How can I get the best start to breastfeeding?
- By breastfeeding EARLY and OFTEN! Nurse within one hour after delivery (when baby is alert and ready to breastfeed), and aim for 8-12 times in 24 hours thereafter.
- Having uninterrupted skin-to-skin time immediately after baby is born for 1-2 hours. This will stimulate baby’s natural instinct to find the breast and latch. Skin-to-skin contact also helps to stabilize baby’s blood sugar levels.
- Making sure baby has a good, deep latch so they get that amazing colostrum.
If baby has low blood sugar after delivery:
- During the first 1-2 hours after birth, low blood sugar levels are common and occur in almost all babies.
- In healthy, full-term infants, low blood sugar is usually not a problem.

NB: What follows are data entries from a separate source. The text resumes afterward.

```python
P = c_void_p
_SIGS = {
    "iswm_last_error": (c_char_p, []),
    "iswm_version": (c_int, []),
    "iswm_set_conv_math": (c_int, [c_int]),
    "iswm_get_conv_math": (c_int, []),
    "iswm_conv2d_kernel_name": (c_int, [POINTER(ConvDesc), c_int, c_char_p, c_int]),
# ... 4 lines not shown
    "iswm_transpose_weights": (c_int, [POINTER(ConvDesc), P, P, P]),
    "iswm_conv2d_dgrad_wants_wt": (c_int, [POINTER(ConvDesc)]),
    "iswm_conv2d_dgrad_wt": (c_int, [POINTER(ConvDesc), P, P, P, c_int, P]),
    "iswm_conv2d_packed_weight_bytes": (c_size_t, [POINTER(ConvDesc), c_int]),
    "iswm_conv2d_pack_weights": (c_int, [POINTER(ConvDesc), c_int, P, P, P]),
    "iswm_packed_weight_bytes": (c_size_t, [c_int, c_int, c_int, c_int]),
    "iswm_pack_job_blocks": (c_int, [c_int, c_int, c_int, c_int]),
    "iswm_pack_weights_batch": (c_int, [P, c_int, c_int, P]),
    "iswm_conv2d_fwd_packed_stat_layout": (c_int, [POINTER(ConvDesc), POINTER(c_int), POINTER(c_int)]),
    "iswm_conv2d_fwd_packed": (c_int, [POINTER(ConvDesc), P, P, P, P, P, P]),
    "iswm_conv2d_dgrad_packed": (c_int, [POINTER(ConvDesc), P, P, P, c_int, P]),
    "iswm_split_planes": (c_int, [P, c_int64, c_int, c_int, P, c_int, c_int64, P]),
    "iswm_join_planes": (c_int, [P, c_int, c_int64, c_int64, c_int, P, c_int, P]),
    "iswm_bn_apply_pl": (c_int, [P, c_int64, c_int, c_int, P, P, P, P, c_int, c_int64, c_int, P, c_int, c_int64, P]),
    "iswm_bn_backward_pl": (c_int, [P, c_int, P, c_int, c_int64, P, c_int, c_int64, c_int, P, P, P, P, P, c_int, c_int, P, P, P,
                                    c_int, c_int64, P, c_int, P, c_size_t, P]),
    "iswm_maxpool3x3s2_fwd_pl": (c_int, [P, c_int, c_int, c_int, c_int, P, c_int64, P, c_int, c_int, P]),
    "iswm_gap_fwd_pl": (c_int, [P, c_int64, c_int, c_int, c_int, c_int, P, P]),
    "iswm_bcast_fwd_pl": (c_int, [P, c_int, c_int, c_int, P, c_int, c_int64, P]),
    "iswm_bilinear_fwd_pl": (c_int, [P, c_int, c_int, c_int, c_int, c_int, P, c_int64, c_int, c_int, c_int, P]),
    "iswm_conv2d_pl2_weight_bytes": (c_size_t, [POINTER(ConvDesc), c_int]),
    "iswm_conv2d_pl2_pack_weights": (c_int, [POINTER(ConvDesc), c_int, P, P, P]),
    "iswm_conv2d_pl2_tile_rows": (c_int, [POINTER(ConvDesc), c_int]),
    "iswm_conv2d_fwd_pl2": (c_int, [POINTER(ConvDesc), P, c_int64, P, P, P, P, P]),
    "iswm_conv2d_dgrad_pl2": (c_int, [POINTER(ConvDesc), P, c_int64, P, P, c_int, P]),
    "iswm_conv2d_dgrad_pl2_stat_tiles": (c_int, [POINTER(ConvDesc)]),
    "iswm_conv2d_dgrad_pl2_bn": (c_int, [POINTER(ConvDesc), P, c_int64, P, P, c_int, P, c_int, P, P, P, P, c_int, P, c_int, P,
                                         c_int, P]),
    "iswm_bn_backward_stats_pl": (c_int, [P, c_int, P, c_int, c_int64, P, c_int, c_int64, c_int, P, P, P, P, P, c_int, c_int, P, P,
                                          P, c_int, c_int64, P, c_int, P, c_int, P, c_size_t, P]),
    "iswm_aspp_plan_bytes": (c_size_t, [POINTER(ConvDesc), c_int, POINTER(c_int), POINTER(c_int), c_int]),
    "iswm_aspp_plan": (c_int, [POINTER(ConvDesc), c_int, POINTER(c_int), POINTER(c_int), c_int, P, c_int]),
    "iswm_aspp_fwd": (c_int, [POINTER(ConvDesc), c_int, POINTER(c_int), POINTER(c_int), P, P, c_int64, POINTER(c_void_p),
                              POINTER(c_void_p), POINTER(c_void_p), P]),
    "iswm_aspp_bwd": (c_int, [POINTER(ConvDesc), c_int, POINTER(c_int), POINTER(c_int), P, P, c_int64, c_int, POINTER(c_void_p), P,
                              c_int, P, c_int64, POINTER(c_void_p), P, c_size_t, P]),
    "iswm_conv2d_wgrad_planes_ok": (c_int, [POINTER(ConvDesc)]),
    "iswm_conv2d_wgrad_planes_workspace": (c_size_t, [POINTER(ConvDesc)]),
    "iswm_conv2d_wgrad_planes": (c_int, [POINTER(ConvDesc), P, c_int64, P, c_int64, P, P, c_size_t, P]),
    "iswm_conv2d_wgrad_workspace": (c_size_t, [POINTER(ConvDesc)]),
    "iswm_dwconv2d_fwd": (c_int, [POINTER(ConvDesc), P, P, c_int, P, P, P]),
    "iswm_dwconv2d_dgrad": (c_int, [POINTER(ConvDesc), P, P, c_int, P, c_int, P]),
    "iswm_dwconv2d_wgrad_workspace": (c_size_t, [POINTER(ConvDesc)]),
    "iswm_dwconv2d_wgrad": (c_int, [POINTER(ConvDesc), P, P, c_int, P, P, c_size_t, P]),
    "iswm_dwconv3x3_stat_tile_rows": (c_int, [POINTER(ConvDesc)]),
    "iswm_dwconv3x3_stat_tiles": (c_int, [POINTER(ConvDesc)]),
# ... 114 lines not shown
```

iswm_amd/csrc/conv_api.hip:

```cpp
#include <stdlib.h>
#include <string.h>

#include <atomic>

#include "conv_common.h"

using namespace iswm;

static std::atomic<int> g_conv_math{-1};
static int conv_math() {
    int m = g_conv_math.load();
    if (m < 0) {
        const char* e = getenv("ISWM_CONV_MATH");
        const int env = (e && (!strcmp(e, "f32") || !strcmp(e, "0"))) ? 0
                        : (e && (!strcmp(e, "bf16") || !strcmp(e, "2"))) ? 2 : 1;
        int unset = -1;
        g_conv_math.compare_exchange_strong(unset, env);
        m = g_conv_math.load();
    }
    return m;
}
extern "C" int iswm_set_conv_math(int mode) {
    ISWM_REQUIRE(mode >= 0 && mode <= 2, "set_conv_math: mode must be 0 (f32), 1 (bf16x6) or 2 (bf16)");
    g_conv_math = mode;
// ... 200 lines not shown
    return route_name(plan_route(d, kind == 1 && dgrad_wants_wt(d, math) ? E_DGRAD_WT : entry[kind], math), buf, buflen);
}

extern "C" int iswm_conv2d_stat_tile_rows(const iswm_conv_desc* d) {
    return d ? plan_route(d, E_FWD, conv_math()).tile_rows : 0;
}

extern "C" int iswm_conv2d_stat_tiles(const iswm_conv_desc* d) {
    return d ? plan_route(d, E_FWD, conv_math()).tiles : 0;
}

extern "C" int iswm_conv2d_fwd_packed_stat_layout(const iswm_conv_desc* d, int* tiles, int* tile_rows) {
    ISWM_REQUIRE(d && tiles && tile_rows, "fwd_packed_stat_layout: null pointer");
    const ConvRoute r = plan_route(d, E_FWD_PACKED, conv_math());
    *tiles = r.tiles;
    *tile_rows = r.tile_rows;
    return 0;
}

extern "C" int iswm_conv2d_pl2_tile_rows(const iswm_conv_desc* d, int kind) {
    return d ? plan_route(d, kind ? E_DGRAD_PL2 : E_FWD_PL2, conv_math()).tile_rows : 0;
}

extern "C" int iswm_conv2d_dgrad_pl2_stat_tiles(const iswm_conv_desc* d) {
    return (d && d->Cin > 0) ? plan_route(d, E_DGRAD_PL2, conv_math()).stat_tiles : 0;
}

extern "C" size_t iswm_conv2d_wgrad_workspace(const iswm_conv_desc* d) {
    return d ? plan_wgrad(d, conv_math()).workspace : 0;
}

extern "C" int iswm_conv2d_fwd(const iswm_conv_desc* d, const float* x, const float* w, const float* bias,
                               float* y, float* stat_partials, iswm_stream_t stream) {
    if (int e = validate(d)) return e;
    ISWM_REQUIRE(x && w && y, "conv_fwd: null pointer");
    ISWM_REQUIRE(aligned16(x) && aligned16(w) && aligned16(y), "conv_fwd: pointers must be 16-byte aligned");
    ConvArgs a = base_args(d);
    a.x = x; a.w = w; a.bias = bias; a.y = y; a.stats = stat_partials;
    hipStream_t s = (hipStream_t)stream;
    const ConvRoute r = plan_route(d, E_FWD, conv_math());
    switch (r.family) {
    case F_STEM:
        ISWM_REQUIRE(launch_stem_fwd(a, s), "conv_fwd: the stem kernel does not cover this geometry");
        return check_launch("stem_fwd");
    case F_X6:
        ISWM_REQUIRE(launch_conv_fwd_x6(a, s, r.bm, r.bn), "conv_fwd: no bf16x6 kernel for tile %d x %d", r.bm, r.bn);
// ... 243 lines not shown
```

- While in the womb, baby is fully dependent on their mother for glucose. After delivery, because they are no longer receiving glucose through the umbilical cord, their blood sugar falls rapidly.
- Baby’s blood sugar should rise and stabilize by 3 hours after birth. They will continue to rise up to 24 hours, and by 2-4 days, an infant’s blood sugar level is the same as an older child or adult.
- Because colostrum is so rich in nutrients, vitamins, antibodies, antioxidants, protein and growth factors, it is all baby needs for the first few days of life. Studies show colostrum does a better job at stabilizing baby’s blood sugar levels than formula, resulting in less transfers to the NICU for more advanced interventions.
- Formula may be unnecessary. If supplementation is needed, work with hospital staff on the best way to continue breastfeeding, and come up with ways that don’t interfere/interrupt breastfeeding.
How it’s treated:
Your doctor will determine whether baby needs treatment for low blood sugar.
- Glucose gel (usually a better option than sugar water), along with breastfeeding and skin-to-skin contact, is the best option to try first. Studies show that this is the most effective treatment for stabilizing/maintaining baby’s blood sugar levels.
- Being close to mom reduces infant stress. Stress hormones can cause baby’s blood sugar to go even lower. Room-in with baby during your hospital stay. Consider delaying baby’s first bath for at least 12 hours, as this can be another stressor for a newborn.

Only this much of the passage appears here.